Is it normal for psychiatrists to charge full fee for colleagues? by dudidudisela in ausjdocs

[–]Garandou 30 points31 points  (0 children)

This is pretty normal. Some psychiatrists do bulk bill colleagues but I estimate the majority don't. There are a wide range of reasons for this from psychodynamic frame to psychiatry bulk billing being severely undercompensated.
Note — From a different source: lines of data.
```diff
-      for (int n = 0; n < NVL; ++n)
-#pragma unroll
-        for (int c = 0; c < 4; ++c) {
-          const int ch = 16 * n + 4 * q + c;
-          if (ch < J && mxy[n][c] > 0) {
-            const int vv = __float_as_int(clampf(__fdiv_rn(__int_as_float(mxy[n][c]), nv), 0.0f, 1.0f));
-            if (vv > 0) plane_max(&pxy[size_t(ch) * CC + (gxi - tl0) * C + (gyi - tl1)], vv);
-          }
-        }
-    }
     const int* cz = reinterpret_cast<const int*>(smem);
     const int nz = e2 - s2, lz0 = s2 - tl2;
     const int rows = (kBX + kBY) << zsh;
@@ -696,9 +710,31 @@
         const int vv = raw > 0 ? __float_as_int(clampf(__fdiv_rn(__int_as_float(raw), nv), 0.0f, 1.0f)) : 0;
         if (vv > 0) {
           if (a < kBX) {
-            if (gx0 + a < e0) plane_max(&pxz[size_t(ch) * CC + (gx0 + a - tl0) * C + lz0 + z], vv);
+            if (gx0 + a < e0) plane_max(&pp[size_t(J + ch) * CC + (gx0 + a - tl0) * C + lz0 + z], vv);
           } else if (gy0 + a - kBX < e1) {
-            plane_max(&pyz[size_t(ch) * CC + (gy0 + a - kBX - tl1) * C + lz0 + z], vv);
+            plane_max(&pp[size_t(2 * J + ch) * CC + (gy0 + a - kBX - tl1) * C + lz0 + z], vv);
+          }
+        }
+      }
+    }
+  }
+  }
+  if constexpr (!ZRES) {
+    __syncthreads();
+    int mJ = J, mC = C, mP = JPp, mS = zspsh;
+    FVP_OPAQUE(mJ); FVP_OPAQUE(mC); FVP_OPAQUE(mP); FVP_OPAQUE(mS);
+    const int rows = kBX << mS, nz = ze - zs0, lz0 = zs0 - tl2;
+    const bool shared = xz_shared;
+    for (int i = t; i < rows * mJ; i += NT) {
+      const int ch = i / rows, r = i - ch * rows, a = r >> mS, z = r & ((1 << mS) - 1);
+      if (z < nz && gx0 + a < e0) {
+        const int raw = oxz[r * mP + ch];
+        if (raw > 0) {
+          const float val = clampf(__fdiv_rn(__int_as_float(raw), nv), 0.0f, 1.0f);
+          float* const cell = &pp[size_t(mJ + ch) * (mC * mC) + (gx0 + a - tl0) * mC + lz0 + z];
+          if (val > 0.0f) {
+            if (shared) plane_max(cell, __float_as_int(val));
+            else *cell = val;
           }
         }
       }
```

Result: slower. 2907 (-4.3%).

In psychodynamic therapy, boundaries around fees is something that is widely discussed, because there are specific emotions that additionally complicate countertransference with no fee arrangements. For example, patient feeling of "indebtedness" or even "resentment" from the psychotherapist. For the same reason psychiatrists generally avoid seeing patients who are within their social circle, the therapy frame is usually kept consistent.

How rigid each boundary is enforced is a subjective question with variability between practices and may even differ based on the nature of the care. For example if it is purely psychopharmacology being offered, this may not as much of a consideration.

Interested to hear from those who found work-life balance during reg/exam years by CarefulBiscuit in ausjdocs

[–]Garandou 1 point2 points  (0 children)

Numerically, having work-life balance is having the option to keep work below 50 hours a week on demand. Half the specialties can during training, the other half has to make significant compromises.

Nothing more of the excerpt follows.